Coviello et al. (2014) introduce the dynamic aspect of the consumer’s multi-tasking problem. Consumption problems arrive randomly over time. When the consumer encounters a new problem, he first needs to decide how to schedule it in the queue of problems. Therefore, the consumer’s dynamic problem involves sequencing the consumption problems subject to his time and attention constraints, and solving each problem at a time. Coviello et al. (2014) consider a single decision maker (DM) who faces a stream of decision problems that arrive over time at some constant rate \(\alpha \). Each decision problem requires the same amount of time T to complete. The DM cannot solve all problems simultaneously, and each problem requires some time to solve. The DM therefore creates a queue of problems and draws problems to solve from this queue at some constant rate \(\beta \). The DM uniformly allocates his attention over all the problems drawn from the queue.

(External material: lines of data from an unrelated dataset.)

constexpr int RD_NB = 12;
typedef float f32x4v __attribute__((ext_vector_type(4)));
template <bool DECODE, bool NARROW>
__global__ __launch_bounds__(256, 1) void rpn_tail_lin_kernel(const RpnTailArgs a)
{
    __shared__ float T0[RT_ROWS * RT_LD];
    __shared__ float T1[RT_ROWS * RT_LD];
    __shared__ float X0[RT_ROWS * RT_LD];
    __shared__ float X1[RT_ROWS * RT_LD];
    __shared__ unsigned int slot[2];
    const int tid = threadIdx.x, lane = tid & 63, j = lane & 31, h = lane >> 5;
    const int w = __builtin_amdgcn_readfirstlane(tid >> 6);
    const int chunk = tid & 31, r0 = tid >> 5;
    const long tiles = (a.rows + RT_ROWS - 1) / RT_ROWS;
    const unsigned int lane_off = ((unsigned int)(64 * h) * 128u + (unsigned int)(32 * w + j)) * 4u;
    const __amdgpu_buffer_rsrc_t rs = __builtin_amdgcn_make_buffer_rsrc((void *)a.wcat, 0, 512 * 128 * 4, 0x00020000);
    const float wd0 = a.wc2[j], wd1 = a.wc2[j + 32], wd2 = a.wc2[j + 64], wd3 = a.wc2[j + 96], bd = a.bc2[0];
    const f32x4 *known4 = reinterpret_cast<const f32x4 *>(a.known);
    const f32x4 bias1v = *reinterpret_cast<const f32x4 *>(a.bcat + 4 * j);
    const float bias2 = a.bcat[128 + 32 * w + j], biasc = a.bcat[256 + 32 * w + j], biasr1 = a.bcat[384 + 32 * w + j],
                biasr2 = a.bcat[512 + 32 * w + j];
    const int nrb = w & 1, ncb = w >> 1;
    const unsigned int lane_off_n = ((unsigned int)(64 * h) * 128u + (unsigned int)(32 * ncb + j)) * 4u;
    const unsigned int lane_off_x = ((unsigned int)(32 * (lane >> 4)) * 128u + (unsigned int)(64 + (lane & 15))) * 4u;
    const float biasn = a.bcat[512 + 32 * ncb + j], biasx = a.bcat[512 + 64 + (lane & 15)];
    int nx_i, nx_cloud;
    float nx_w;
    f32x4 fl[2][3];
#define RL_ISSUE(sl, s)                                                                                   \
    {                                                                                                     \
        const int q_ = 2 * (s) + h;                                                                       \
        const long cloud_ = __shfl(nx_cloud, 3 * q_);                                                     \
        _Pragma("unroll") for (int e = 0; e < 3; ++e) {                                                   \
            const int i_ = __shfl(nx_i, 3 * q_ + e);                                                      \
            fl[sl][e] = known4[(cloud_ * a.m + i_) * 32 + j];                                             \
        }                                                                                                 \
    }
#define RL_ROW(sl, s, XN)                                                                                 \
    {                                                                                                     \
        const int q_ = 2 * (s) + h;                                                                       \
        const float w0_ = __shfl(nx_w, 3 * q_), w1_ = __shfl(nx_w, 3 * q_ + 1), w2_ = __shfl(nx_w, 3 * q_ + 2); \
        f32x4 v_ = ((w0_ * fl[sl][0] + w1_ * fl[sl][1]) + w2_ * fl[sl][2]) + bias1v;                      \
        v_.x = fmaxf(v_.x, 0.f); v_.y = fmaxf(v_.y, 0.f); v_.z = fmaxf(v_.z, 0.f); v_.w = fmaxf(v_.w, 0.f); \
        *reinterpret_cast<f32x4 *>((XN) + (16 * w + q_) * RT_LD + 4 * j) = v_;                             \
    }
#define RL_SIDE(r, g, gi, gf)                                                                             \
    if ((g) == (gi)) { RL_ISSUE(0, 2 * (r)) RL_ISSUE(1, 2 * (r) + 1) }                                    \
    else if ((g) == (gf)) { RL_ROW(0, 2 * (r), Xn) }                                                      \
    else if ((g) == (gf) + 1) { RL_ROW(1, 2 * (r) + 1, Xn) }
    f32x4 co[4];
    const int dpart = lane & 3;
    const float *drow = T1 + (16 * w + (lane >> 2)) * RT_LD;
    const int dstart = dpart == 0 ? 0 : dpart == 1 ? RD_NB : dpart == 2 ? 4 * RD_NB + 1 : 6 * RD_NB + 4 - RD_NB;
    const int dexb = dpart == 0 ? 2 * RD_NB : dpart == 1 ? 3 * RD_NB : dpart == 2 ? 5 * RD_NB + 1 : 4 * RD_NB;
    const int dxo = dpart == 0 ? 0 : dpart == 1 ? 2 : dpart == 2 ? 0 : 1;
    const int dbo = dpart == 0 ? 0 : dpart == 1 ? 2 : dpart == 2 ? 6 : 1;
    float dv[RD_NB], dp = 0.f, dex = 0.f, dout = 0.f, dh = 0.f, dw = 0.f, dl = 0.f;
    int dbi = 0;
#define RL_DEC_READ(TT)                                                                                   \
    {                                                                                                     \
        _Pragma("unroll") for (int i = 0; i < RD_NB; ++i) dv[i] = drow[dstart + i];                        \
        unsigned int gr_ = (unsigned int)(TT) * RT_ROWS + 16 * w + (lane >> 2);                           \
        if (gr_ >= (unsigned int)a.rows) gr_ = (unsigned int)a.rows - 1u;                                  \
        dp = a.xyz[gr_ * 3u + dxo];                                                                        \
    }
#define RL_DEC_ARGMAX                                                                                     \
    {                                                                                                     \
        float bv_ = dv[0];                                                                                \
        dbi = 0;                                                                                          \
        _Pragma("unroll") for (int i = 1; i < RD_NB; ++i) {                                                \
            const bool tk_ = dv[i] > bv_ || (dv[i] != dv[i] && bv_ == bv_);                                \
            bv_ = tk_ ? dv[i] : bv_;                                                                      \
            dbi = tk_ ? i : dbi;                                                                          \
        }                                                                                                 \
        dex = drow[dexb + (dpart < 3 ? dbi : 0)];                                                          \
    }
#define RL_DEC_MATH                                                                                       \
    {                                                                                                     \
        const float fb_ = (float)dbi, bin_ = a.loc_bin_size;                                               \
        float loc_ = __fsub_rn(__fadd_rn(__fmul_rn(fb_, bin_), bin_ / 2), a.loc_scope);                    \
        loc_ = __fadd_rn(__fadd_rn(loc_, __fmul_rn(dex, bin_)), dp);                                       \
        const float apc_ = (float)((2.0 * M_PI) / RD_NB), apch_ = (float)(((2.0 * M_PI) / RD_NB) / 2.0);   \
        const float two_pi_ = (float)(2.0 * M_PI), pi_ = (float)M_PI;                                      \
        float ry_ = fmod_two_pi(__fadd_rn(__fmul_rn(fb_, apc_), __fmul_rn(dex, apch_)));           \
        ry_ = (ry_ != 0.f && ry_ < 0.f) ? __fadd_rn(ry_, two_pi_) : ry_;                                   \
        ry_ = ry_ > pi_ ? __fsub_rn(ry_, two_pi_) : ry_;                                                   \
        dh = __fadd_rn(__fmul_rn(dv[RD_NB - 3], a.anchor[0]), a.anchor[0]);                                \
        dw = __fadd_rn(__fmul_rn(dv[RD_NB - 2], a.anchor[1]), a.anchor[1]);                                \
        dl = __fadd_rn(__fmul_rn(dv[RD_NB - 1], a.anchor[2]), a.anchor[2]);                                \
        const float y_ = __fadd_rn(__fadd_rn(dp, dex), dh / 2);                                            \
        dout = dpart < 2 ? loc_ : dpart == 2 ? ry_ : y_;                                                   \
    }
#define RL_DEC_STORE(TT, live)                                                                            \
    {                                                                                                     \
        const unsigned int gr_ = (unsigned int)(TT) * RT_ROWS + 16 * w + (lane >> 2);                     \
        if ((live) && gr_ < (unsigned int)a.rows) {                                                        \
            float *o_ = a.boxes + gr_ * 7u;                                                                \
            o_[dbo] = dout;                                                                                \
            if (dpart == 3) { o_[3] = dh; o_[4] = dw; o_[5] = dl; }                                        \
        }                                                                                                 \
    }
#define RL_DECODE(g, TT, live)                                                                            \
    if ((g) == 1) RL_DEC_READ(TT)                                                                         \
    else if ((g) == 3) RL_DEC_ARGMAX                                                                      \
    else if ((g) == 5) RL_DEC_MATH                                                                        \
    else if ((g) == 7) RL_DEC_STORE(TT, live)

    XcdTickets tk;
    tk.rec = a.ticket; tk.tiles = (unsigned int)tiles; tk.dead = 0u;
    tk.chunk = a.xcd_split ? (unsigned int)((tiles + 7) / 8) : (unsigned int)tiles;
    tk.xcd = a.xcd_split ? (blockIdx.x & 7u) : 0u;
    if (tid == 0) { slot[0] = tk.issue(); }
    __syncthreads();
    long t = __builtin_amdgcn_readfirstlane((int)slot[0]);
    float wa[64], wb[64];
    f32x16 acc0, acc1;
    RT_LOAD_W(wa, rs, 0)
    if (t < tiles) {
        RT_FETCH_IDX(t)
        float *Xn = X0;
#pragma unroll
        for (int r = 0; r < 4; ++r) {
            RL_ISSUE(0, 2 * r) RL_ISSUE(1, 2 * r + 1)
            RL_ROW(0, 2 * r, Xn) RL_ROW(1, 2 * r + 1, Xn)
        }
    }
    long tp = 0;
    bool last = false;
    for (unsigned int served = 0; t < tiles; ++served) {
        if (tid == 0) slot[(served + 1) & 1] = tk.issue();
        RT_VM_DRAIN
        lds_barrier();
        const float *Xc = (served & 1) ? X1 : X0;
        float *Xn = (served & 1) ? X0 : X1;
        const long tn = __builtin_amdgcn_readfirstlane((int)slot[(served + 1) & 1]);
        RT_FETCH_IDX(tn)
#define RL_H1R(g) RT_ROWS_OUT(g, tp, T1, a.reg, a.n_reg, served > 0 && 4 * chunk < a.n_reg) RL_SIDE(0, g, 8, 13)
#define RL_H1D(g) RL_DECODE(g, tp, served > 0) RL_SIDE(0, g, 8, 13)
        if (DECODE) { RT_STAGE_HOOK(Xc, wa, wb, rs, 128, true, RL_H1D) }
        else { RT_STAGE_HOOK(Xc, wa, wb, rs, 128, true, RL_H1R) }
        lds_barrier();
        RT_EPILOGUE(T1, bias2, true)
        lds_barrier();
        RT_VM_DRAIN
#define RL_H2(g) RT_ROWS_OUT(g, t, T1, a.feats, 128, true) RL_SIDE(1, g, 2, 10)
        RT_STAGE_HOOK(T1, wb, wa, rs, 256, true, RL_H2)
        RT_EPILOGUE(T0, biasc, true)
        lds_barrier();
        RT_VM_DRAIN
        float sd[8];
#define RL_H3(g) RT_SCORE(g) RL_SIDE(2, g, 2, 10)
        RT_STAGE_HOOK_LO(T1, wa, wb, rs, 384, true, RL_H3, (NARROW ? lane_off_n : lane_off))
        lds_barrier();
        RT_EPILOGUE(T0, biasr1, true)
        lds_barrier();
        RT_VM_DRAIN
#define RL_H4(g) RL_SIDE(3, g, 2, 10)
        if (NARROW) {
            float wx[32];
            f32x4 accx;
            {
                const float *ap = T0 + (32 * nrb + j) * RT_LD + 64 * h;
                f32x4 a0 = *reinterpret_cast<const f32x4 *>(ap);
#pragma unroll
                for (int g = 0; g < 16; ++g) {
                    f32x4 n0 = a0;
                    if (g < 15) n0 = *reinterpret_cast<const f32x4 *>(ap + 4 * (g + 1));
                    __builtin_amdgcn_sched_barrier(0);
                    if (g == 0) {
                        const f32x16 zero = {0};
                        acc0 = __builtin_amdgcn_mfma_f32_32x32x2f32(a0.x, wb[0], zero, 0, 0, 0);
                    } else {
                        acc0 = __builtin_amdgcn_mfma_f32_32x32x2f32(a0.x, wb[4 * g + 0], acc0, 0, 0, 0);
                    }
#pragma unroll
                    for (int q = 0; q < 4; ++q)
                        wa[4 * g + q] = __uint_as_float(__builtin_amdgcn_raw_buffer_load_b32(rs, lane_off, (unsigned int)(4 * g + q) * 512u, 0));
#pragma unroll
                    for (int q = 0; q < 2; ++q)
                        wx[2 * g + q] = __uint_as_float(__builtin_amdgcn_raw_buffer_load_b32(rs, lane_off_x, (unsigned int)(384 + 2 * g + q) * 512u, 0));
                    __builtin_amdgcn_sched_barrier(0);
                    RL_H4(g)
                    acc0 = __builtin_amdgcn_mfma_f32_32x32x2f32(a0.y, wb[4 * g + 1], acc0, 0, 0, 0);
                    acc0 = __builtin_amdgcn_mfma_f32_32x32x2f32(a0.z, wb[4 * g + 2], acc0, 0, 0, 0);
                    acc0 = __builtin_amdgcn_mfma_f32_32x32x2f32(a0.w, wb[4 * g + 3], acc0, 0, 0, 0);
                    a0 = n0;
                }
                const float *xp = T0 + (16 * w + (lane & 15)) * RT_LD + 32 * (lane >> 4);
                f32x4 x = *reinterpret_cast<const f32x4 *>(xp);
#pragma unroll
                for (int q = 0; q < 8; ++q) {
                    f32x4 nx = x;
                    if (q < 7) nx = *reinterpret_cast<const f32x4 *>(xp + 4 * (q + 1));
                    if (q == 0) {
                        const f32x4v zero4 = {0.f, 0.f, 0.f, 0.f};
                        accx = __builtin_amdgcn_mfma_f32_16x16x4f32(x.x, wx[0], zero4, 0, 0, 0);
                    } else {
                        accx = __builtin_amdgcn_mfma_f32_16x16x4f32(x.x, wx[4 * q + 0], accx, 0, 0, 0);
                    }
                    accx = __builtin_amdgcn_mfma_f32_16x16x4f32(x.y, wx[4 * q + 1], accx, 0, 0, 0);
                    accx = __builtin_amdgcn_mfma_f32_16x16x4f32(x.z, wx[4 * q + 2], accx, 0, 0, 0);
                    accx = __builtin_amdgcn_mfma_f32_16x16x4f32(x.w, wx[4 * q + 3], accx, 0, 0, 0);
                    x = nx;
                }
            }
#pragma unroll
            for (int r = 0; r < 16; ++r) {
                const int row = 32 * nrb + (r & 3) + 8 * (r >> 2) + 4 * h;
                T1[row * RT_LD + 32 * ncb + j] = acc0[r] + biasn;
            }
#pragma unroll
            for (int r = 0; r < 4; ++r) T1[(16 * w + 4 * (lane >> 4) + r) * RT_LD + 64 + (lane & 15)] = accx[r] + biasx;
        } else {
            RT_STAGE_HOOK(T0, wb, wa, rs, 0, true, RL_H4)
            RT_EPILOGUE(T1, biasr2, false)
        }
        tp = t;
        t = tn;
        last = true;
    }
    if (last) {
        lds_barrier();
        if (DECODE) {
            RL_DEC_READ(tp) RL_DEC_ARGMAX RL_DEC_MATH RL_DEC_STORE(tp, true)
        } else if (4 * chunk < a.n_reg) {
#pragma unroll
            for (int i = 0; i < 8; ++i) {
                const int row = r0 + 8 * i;
                const unsigned int g = (unsigned int)tp * RT_ROWS + row;
                if (g < (unsigned int)a.rows)
                    *reinterpret_cast<f32x4 *>(a.reg + (g * (unsigned int)a.n_reg + 4u * chunk)) =
                        *reinterpret_cast<const f32x4 *>(T1 + row * RT_LD + 4 * chunk);
            }
        }
    }
    if (tid == 0) tk.release();
}

}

Coviello et al. (2014) characterize the DM’s “production function”, which links the parameters \(\alpha \) and \(\beta \) to the rate with which problems are solved. Coviello et al. (2014) then embed this production function in a model where decision problems are generated by strategic agents who can, by incurring a cost, manipulate the arrival rate of their problems. It is shown that there exists a unique equilibrium in which the arrival rate of decision problems is constant. This model has potentially interesting implications for market behavior: firms bombard consumers with consumption problems, and the consumer’s delay in reaching decisions can manifest itself in “default bias”.

We should point out that the model of Coviello et al. (2014) does not have an explicit IO context. However, we chose to describe it here because it has obvious implications for IO settings. An important question that it raises is how the biases and errors that consumers commit in individual markets might be affected by aspects of the stochastic process that generates the multiple tasks, and how this process is affected by the firms’ own activities.